*** Extracted entries ***

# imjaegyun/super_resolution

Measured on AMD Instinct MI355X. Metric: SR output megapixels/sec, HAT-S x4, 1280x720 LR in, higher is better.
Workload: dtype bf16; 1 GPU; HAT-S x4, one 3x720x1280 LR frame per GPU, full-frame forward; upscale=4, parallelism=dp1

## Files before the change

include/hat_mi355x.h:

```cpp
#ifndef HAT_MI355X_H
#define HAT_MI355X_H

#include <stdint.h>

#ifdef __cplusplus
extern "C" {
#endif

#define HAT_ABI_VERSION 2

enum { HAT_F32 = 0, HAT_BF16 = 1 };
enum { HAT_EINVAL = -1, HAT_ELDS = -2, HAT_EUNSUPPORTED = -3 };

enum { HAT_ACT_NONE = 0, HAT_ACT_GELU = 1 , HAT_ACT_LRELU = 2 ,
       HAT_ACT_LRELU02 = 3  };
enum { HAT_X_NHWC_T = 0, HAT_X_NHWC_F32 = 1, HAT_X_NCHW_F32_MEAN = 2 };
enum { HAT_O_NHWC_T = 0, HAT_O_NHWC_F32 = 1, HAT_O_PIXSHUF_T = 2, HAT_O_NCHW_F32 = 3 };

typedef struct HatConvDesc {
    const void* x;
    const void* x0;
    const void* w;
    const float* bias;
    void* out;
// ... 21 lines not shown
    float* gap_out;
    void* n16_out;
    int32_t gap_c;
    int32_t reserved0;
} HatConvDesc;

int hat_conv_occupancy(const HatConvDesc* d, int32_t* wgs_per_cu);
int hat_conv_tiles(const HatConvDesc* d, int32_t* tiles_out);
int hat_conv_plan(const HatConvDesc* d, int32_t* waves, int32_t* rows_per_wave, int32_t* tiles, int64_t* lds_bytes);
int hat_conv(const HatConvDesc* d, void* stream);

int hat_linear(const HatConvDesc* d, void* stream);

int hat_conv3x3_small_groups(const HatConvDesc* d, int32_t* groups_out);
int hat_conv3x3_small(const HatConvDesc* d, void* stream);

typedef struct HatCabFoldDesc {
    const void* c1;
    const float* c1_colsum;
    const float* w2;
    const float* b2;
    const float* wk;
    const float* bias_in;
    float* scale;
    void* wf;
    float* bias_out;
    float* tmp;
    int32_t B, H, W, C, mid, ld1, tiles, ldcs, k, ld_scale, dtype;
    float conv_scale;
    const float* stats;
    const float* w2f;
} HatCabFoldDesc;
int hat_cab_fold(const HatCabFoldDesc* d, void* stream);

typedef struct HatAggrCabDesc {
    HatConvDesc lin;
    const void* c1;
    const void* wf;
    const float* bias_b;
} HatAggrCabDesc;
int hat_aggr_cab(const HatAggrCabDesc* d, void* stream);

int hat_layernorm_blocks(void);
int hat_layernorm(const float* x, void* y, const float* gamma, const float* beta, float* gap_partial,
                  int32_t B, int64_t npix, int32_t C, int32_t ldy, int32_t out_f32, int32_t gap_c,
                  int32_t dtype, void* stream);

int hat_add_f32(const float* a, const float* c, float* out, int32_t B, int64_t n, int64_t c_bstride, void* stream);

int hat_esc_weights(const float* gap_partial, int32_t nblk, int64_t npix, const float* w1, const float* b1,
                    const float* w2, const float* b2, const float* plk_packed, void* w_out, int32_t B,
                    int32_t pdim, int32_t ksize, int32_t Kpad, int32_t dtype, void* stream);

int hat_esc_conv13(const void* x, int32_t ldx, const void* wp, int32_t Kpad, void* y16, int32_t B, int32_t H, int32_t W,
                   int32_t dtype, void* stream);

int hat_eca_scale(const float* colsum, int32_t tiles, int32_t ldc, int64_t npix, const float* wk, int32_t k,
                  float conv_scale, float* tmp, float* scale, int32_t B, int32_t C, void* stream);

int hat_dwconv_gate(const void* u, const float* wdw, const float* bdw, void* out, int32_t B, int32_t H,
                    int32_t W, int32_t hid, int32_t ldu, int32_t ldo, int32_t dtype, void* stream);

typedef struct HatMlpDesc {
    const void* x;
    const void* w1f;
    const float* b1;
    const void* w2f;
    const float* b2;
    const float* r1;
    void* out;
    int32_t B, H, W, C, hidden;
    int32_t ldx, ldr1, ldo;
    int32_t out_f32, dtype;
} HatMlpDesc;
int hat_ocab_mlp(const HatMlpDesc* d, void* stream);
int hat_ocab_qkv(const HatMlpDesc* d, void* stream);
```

*** End of Extracted entries ***
*** Extracted entries ***

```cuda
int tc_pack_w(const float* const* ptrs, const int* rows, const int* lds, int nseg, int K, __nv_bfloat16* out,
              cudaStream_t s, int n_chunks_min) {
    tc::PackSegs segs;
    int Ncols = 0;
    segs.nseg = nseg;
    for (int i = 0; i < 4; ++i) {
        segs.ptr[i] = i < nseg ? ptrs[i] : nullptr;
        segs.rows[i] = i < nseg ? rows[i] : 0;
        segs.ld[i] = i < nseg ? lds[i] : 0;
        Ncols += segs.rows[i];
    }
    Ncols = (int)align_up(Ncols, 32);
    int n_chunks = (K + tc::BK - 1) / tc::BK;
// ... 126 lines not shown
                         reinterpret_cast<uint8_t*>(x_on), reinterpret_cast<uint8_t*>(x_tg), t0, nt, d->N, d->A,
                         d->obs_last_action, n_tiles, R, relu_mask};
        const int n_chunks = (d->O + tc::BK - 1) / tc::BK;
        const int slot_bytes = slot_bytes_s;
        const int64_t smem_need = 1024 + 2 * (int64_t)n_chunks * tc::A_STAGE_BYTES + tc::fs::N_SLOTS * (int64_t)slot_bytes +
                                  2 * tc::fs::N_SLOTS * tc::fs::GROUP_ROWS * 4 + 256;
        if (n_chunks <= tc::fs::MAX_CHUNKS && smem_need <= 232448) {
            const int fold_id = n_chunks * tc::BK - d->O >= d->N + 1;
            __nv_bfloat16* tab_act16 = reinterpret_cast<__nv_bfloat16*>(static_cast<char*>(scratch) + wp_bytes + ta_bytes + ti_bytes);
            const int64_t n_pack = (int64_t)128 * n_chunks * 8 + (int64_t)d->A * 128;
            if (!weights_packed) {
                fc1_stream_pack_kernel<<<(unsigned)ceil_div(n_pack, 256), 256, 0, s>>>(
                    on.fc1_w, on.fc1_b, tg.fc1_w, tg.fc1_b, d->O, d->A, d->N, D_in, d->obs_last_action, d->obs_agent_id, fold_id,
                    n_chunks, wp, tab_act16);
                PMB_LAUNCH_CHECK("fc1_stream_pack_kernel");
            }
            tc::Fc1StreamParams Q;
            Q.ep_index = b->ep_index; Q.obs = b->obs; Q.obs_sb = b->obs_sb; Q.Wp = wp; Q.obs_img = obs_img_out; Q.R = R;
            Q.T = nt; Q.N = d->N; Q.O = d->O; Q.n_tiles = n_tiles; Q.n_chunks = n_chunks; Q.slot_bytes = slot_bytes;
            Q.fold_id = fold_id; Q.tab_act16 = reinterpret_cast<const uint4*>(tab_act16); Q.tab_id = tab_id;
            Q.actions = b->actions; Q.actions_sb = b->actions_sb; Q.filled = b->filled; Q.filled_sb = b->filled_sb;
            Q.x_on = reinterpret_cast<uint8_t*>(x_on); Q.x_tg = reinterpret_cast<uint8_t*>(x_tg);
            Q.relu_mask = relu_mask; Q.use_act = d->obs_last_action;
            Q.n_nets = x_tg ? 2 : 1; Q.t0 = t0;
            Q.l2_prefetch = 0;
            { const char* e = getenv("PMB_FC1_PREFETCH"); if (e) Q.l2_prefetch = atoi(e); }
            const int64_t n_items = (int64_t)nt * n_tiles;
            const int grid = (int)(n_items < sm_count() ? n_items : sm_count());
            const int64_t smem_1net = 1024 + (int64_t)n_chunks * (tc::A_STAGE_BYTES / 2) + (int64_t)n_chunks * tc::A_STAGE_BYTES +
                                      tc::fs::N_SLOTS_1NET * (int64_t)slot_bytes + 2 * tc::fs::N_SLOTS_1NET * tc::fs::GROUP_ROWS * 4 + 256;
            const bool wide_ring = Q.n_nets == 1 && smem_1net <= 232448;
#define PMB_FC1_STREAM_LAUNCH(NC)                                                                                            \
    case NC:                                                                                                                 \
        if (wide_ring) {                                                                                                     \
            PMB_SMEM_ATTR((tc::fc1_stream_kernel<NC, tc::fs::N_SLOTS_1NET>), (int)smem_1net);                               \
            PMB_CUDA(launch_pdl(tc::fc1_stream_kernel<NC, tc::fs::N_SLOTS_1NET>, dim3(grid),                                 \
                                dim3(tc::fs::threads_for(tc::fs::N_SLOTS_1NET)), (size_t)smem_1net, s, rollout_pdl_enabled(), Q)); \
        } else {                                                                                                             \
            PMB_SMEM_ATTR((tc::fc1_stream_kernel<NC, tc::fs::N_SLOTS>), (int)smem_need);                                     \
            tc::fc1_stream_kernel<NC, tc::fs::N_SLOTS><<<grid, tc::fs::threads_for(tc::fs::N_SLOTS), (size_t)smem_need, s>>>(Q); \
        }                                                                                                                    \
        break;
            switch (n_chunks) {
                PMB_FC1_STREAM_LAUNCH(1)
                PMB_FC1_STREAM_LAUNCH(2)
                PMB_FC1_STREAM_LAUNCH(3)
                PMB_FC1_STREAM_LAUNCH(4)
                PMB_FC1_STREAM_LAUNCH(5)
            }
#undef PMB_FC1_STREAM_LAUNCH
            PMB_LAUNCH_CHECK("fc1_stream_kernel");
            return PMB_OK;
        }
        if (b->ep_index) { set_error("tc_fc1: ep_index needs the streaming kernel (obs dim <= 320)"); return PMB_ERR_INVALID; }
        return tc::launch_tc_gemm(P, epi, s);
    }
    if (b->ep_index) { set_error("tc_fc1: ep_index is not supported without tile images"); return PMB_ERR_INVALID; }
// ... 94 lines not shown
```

*** End of Extracted entries ***
*** Extracted entries ***

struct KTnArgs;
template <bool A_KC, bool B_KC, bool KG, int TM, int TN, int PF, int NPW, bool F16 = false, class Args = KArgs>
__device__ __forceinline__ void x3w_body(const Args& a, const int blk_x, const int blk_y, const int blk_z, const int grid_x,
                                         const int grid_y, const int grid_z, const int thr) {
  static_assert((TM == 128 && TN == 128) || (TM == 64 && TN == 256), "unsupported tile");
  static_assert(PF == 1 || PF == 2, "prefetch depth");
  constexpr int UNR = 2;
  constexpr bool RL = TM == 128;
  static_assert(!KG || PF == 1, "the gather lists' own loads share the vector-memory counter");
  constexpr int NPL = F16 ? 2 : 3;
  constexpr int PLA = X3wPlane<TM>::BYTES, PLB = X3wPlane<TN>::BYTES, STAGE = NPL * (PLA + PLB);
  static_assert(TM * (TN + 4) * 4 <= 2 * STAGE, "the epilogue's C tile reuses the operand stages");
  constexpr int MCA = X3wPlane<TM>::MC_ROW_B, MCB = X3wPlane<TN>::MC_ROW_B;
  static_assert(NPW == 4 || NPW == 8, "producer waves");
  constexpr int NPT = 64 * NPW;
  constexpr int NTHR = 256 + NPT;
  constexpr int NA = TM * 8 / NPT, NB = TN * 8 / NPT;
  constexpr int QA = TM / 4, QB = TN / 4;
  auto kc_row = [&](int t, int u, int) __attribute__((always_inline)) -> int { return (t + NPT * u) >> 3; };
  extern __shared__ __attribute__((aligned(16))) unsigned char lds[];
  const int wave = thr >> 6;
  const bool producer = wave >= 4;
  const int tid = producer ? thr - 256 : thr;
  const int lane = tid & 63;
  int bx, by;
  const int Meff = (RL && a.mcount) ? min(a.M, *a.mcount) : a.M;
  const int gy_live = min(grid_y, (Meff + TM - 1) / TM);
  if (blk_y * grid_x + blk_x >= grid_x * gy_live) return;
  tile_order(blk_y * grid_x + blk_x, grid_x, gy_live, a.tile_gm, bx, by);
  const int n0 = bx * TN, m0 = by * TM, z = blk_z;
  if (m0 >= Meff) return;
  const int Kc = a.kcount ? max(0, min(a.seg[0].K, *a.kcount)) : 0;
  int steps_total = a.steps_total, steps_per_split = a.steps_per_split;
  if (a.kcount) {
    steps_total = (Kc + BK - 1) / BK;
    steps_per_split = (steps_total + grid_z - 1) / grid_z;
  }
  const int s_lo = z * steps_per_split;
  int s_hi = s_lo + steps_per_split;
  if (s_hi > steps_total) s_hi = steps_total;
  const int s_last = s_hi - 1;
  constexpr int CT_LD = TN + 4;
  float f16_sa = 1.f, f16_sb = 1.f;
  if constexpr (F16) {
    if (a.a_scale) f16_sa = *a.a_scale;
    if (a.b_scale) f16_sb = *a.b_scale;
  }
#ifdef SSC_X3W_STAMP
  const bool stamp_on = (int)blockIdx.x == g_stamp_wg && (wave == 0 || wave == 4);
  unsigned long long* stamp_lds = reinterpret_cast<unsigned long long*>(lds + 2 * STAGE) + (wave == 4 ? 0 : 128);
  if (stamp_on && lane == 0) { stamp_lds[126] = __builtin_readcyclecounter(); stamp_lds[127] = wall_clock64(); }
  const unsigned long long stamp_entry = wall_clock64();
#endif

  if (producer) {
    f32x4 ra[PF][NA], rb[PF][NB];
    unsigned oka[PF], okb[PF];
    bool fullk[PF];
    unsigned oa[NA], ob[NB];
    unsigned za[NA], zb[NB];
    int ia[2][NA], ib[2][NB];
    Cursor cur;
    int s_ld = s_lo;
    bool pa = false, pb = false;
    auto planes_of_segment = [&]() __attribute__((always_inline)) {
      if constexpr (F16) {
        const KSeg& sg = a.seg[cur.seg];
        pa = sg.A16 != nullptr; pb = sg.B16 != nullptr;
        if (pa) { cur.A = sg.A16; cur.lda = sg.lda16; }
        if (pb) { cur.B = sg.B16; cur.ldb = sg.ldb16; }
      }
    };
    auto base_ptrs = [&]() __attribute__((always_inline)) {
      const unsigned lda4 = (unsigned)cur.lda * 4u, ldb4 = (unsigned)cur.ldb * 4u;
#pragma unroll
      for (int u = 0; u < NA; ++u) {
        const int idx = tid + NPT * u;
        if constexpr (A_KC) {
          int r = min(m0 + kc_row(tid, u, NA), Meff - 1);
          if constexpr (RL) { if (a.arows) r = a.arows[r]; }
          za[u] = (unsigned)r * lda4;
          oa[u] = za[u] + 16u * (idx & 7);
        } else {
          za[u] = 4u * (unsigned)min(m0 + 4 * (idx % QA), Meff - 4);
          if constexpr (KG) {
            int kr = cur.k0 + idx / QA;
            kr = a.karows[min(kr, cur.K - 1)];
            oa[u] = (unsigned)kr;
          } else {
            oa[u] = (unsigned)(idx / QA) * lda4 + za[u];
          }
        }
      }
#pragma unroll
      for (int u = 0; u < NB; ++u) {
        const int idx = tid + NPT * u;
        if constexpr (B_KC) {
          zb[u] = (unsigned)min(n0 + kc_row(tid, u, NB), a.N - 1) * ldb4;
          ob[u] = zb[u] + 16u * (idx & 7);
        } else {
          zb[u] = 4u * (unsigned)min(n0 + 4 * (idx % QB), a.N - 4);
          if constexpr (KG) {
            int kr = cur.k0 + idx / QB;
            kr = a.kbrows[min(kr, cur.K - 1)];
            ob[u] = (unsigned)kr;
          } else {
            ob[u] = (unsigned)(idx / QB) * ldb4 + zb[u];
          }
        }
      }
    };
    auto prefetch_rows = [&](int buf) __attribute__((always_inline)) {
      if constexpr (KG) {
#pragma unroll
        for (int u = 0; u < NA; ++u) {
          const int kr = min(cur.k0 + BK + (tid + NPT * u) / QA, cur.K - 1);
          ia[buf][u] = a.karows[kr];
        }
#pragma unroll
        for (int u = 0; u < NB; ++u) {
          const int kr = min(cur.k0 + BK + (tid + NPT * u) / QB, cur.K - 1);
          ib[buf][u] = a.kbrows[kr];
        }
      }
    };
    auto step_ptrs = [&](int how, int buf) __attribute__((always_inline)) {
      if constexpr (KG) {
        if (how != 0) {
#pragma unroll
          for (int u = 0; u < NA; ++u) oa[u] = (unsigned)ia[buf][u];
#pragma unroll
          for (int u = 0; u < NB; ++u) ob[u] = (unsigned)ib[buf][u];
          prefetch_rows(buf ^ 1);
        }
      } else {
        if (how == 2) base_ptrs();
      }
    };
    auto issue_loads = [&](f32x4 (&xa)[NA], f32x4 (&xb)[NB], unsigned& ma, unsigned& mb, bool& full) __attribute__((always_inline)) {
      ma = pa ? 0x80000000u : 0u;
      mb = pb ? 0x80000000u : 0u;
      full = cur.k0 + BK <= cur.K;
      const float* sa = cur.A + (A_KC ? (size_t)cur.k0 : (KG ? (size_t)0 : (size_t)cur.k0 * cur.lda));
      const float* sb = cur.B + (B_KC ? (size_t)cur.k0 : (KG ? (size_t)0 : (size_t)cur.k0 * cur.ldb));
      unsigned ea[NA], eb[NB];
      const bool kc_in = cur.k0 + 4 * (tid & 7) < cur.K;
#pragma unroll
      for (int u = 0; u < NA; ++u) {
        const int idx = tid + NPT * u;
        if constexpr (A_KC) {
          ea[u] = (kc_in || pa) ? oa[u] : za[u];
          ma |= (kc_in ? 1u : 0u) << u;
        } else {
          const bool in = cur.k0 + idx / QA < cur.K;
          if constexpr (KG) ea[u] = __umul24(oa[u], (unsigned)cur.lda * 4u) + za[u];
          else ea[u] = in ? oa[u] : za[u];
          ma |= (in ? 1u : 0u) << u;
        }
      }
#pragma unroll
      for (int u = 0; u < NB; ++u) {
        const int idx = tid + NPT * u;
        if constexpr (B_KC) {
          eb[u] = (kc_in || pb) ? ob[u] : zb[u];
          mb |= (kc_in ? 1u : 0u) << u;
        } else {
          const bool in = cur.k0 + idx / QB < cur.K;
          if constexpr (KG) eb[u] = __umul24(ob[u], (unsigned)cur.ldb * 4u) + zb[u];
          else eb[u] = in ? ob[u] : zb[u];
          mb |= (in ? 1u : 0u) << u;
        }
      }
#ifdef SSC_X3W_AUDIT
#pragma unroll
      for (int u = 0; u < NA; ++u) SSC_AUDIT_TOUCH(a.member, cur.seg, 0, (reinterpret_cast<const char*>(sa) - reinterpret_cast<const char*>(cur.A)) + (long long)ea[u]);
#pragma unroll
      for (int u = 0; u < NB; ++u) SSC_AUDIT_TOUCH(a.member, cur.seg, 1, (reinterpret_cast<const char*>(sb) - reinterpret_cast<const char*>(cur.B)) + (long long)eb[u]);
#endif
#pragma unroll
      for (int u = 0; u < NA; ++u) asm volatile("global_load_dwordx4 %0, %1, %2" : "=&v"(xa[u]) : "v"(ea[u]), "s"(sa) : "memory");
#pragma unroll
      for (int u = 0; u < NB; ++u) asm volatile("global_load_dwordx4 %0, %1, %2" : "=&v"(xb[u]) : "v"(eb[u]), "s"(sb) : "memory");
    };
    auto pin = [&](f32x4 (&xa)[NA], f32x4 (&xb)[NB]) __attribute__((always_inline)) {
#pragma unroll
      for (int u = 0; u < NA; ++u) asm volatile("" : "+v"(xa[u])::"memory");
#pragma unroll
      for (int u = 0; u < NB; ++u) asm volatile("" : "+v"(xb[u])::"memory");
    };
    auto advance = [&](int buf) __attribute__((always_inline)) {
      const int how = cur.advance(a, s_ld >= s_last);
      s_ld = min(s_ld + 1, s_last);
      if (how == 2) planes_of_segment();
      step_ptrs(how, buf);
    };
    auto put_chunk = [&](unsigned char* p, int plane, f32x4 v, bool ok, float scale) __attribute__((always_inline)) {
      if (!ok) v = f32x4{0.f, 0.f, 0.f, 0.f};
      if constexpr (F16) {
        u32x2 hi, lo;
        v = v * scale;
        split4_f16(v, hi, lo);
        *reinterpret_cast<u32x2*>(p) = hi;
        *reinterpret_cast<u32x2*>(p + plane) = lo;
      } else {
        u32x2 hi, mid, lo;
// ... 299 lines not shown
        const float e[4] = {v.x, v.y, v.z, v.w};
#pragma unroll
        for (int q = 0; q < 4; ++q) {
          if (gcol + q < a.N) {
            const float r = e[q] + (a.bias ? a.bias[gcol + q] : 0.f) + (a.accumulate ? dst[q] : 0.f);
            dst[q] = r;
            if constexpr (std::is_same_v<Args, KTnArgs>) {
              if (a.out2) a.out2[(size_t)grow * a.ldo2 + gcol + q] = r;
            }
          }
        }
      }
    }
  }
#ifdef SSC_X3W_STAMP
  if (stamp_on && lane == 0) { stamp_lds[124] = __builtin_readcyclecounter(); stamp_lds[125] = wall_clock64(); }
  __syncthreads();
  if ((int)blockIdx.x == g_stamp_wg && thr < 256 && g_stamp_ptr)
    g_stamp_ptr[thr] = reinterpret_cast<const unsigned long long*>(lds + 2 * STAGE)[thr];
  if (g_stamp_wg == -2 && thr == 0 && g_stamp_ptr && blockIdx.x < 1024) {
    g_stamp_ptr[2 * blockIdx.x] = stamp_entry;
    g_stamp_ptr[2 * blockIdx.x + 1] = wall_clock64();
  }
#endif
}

*** End of Extracted entries ***

* [Exercise] Copy out every line above where "typedef" is present.

* [Written reply]
typedef struct HatConvDesc {
typedef struct HatCabFoldDesc {
typedef struct HatAggrCabDesc {
typedef struct HatMlpDesc {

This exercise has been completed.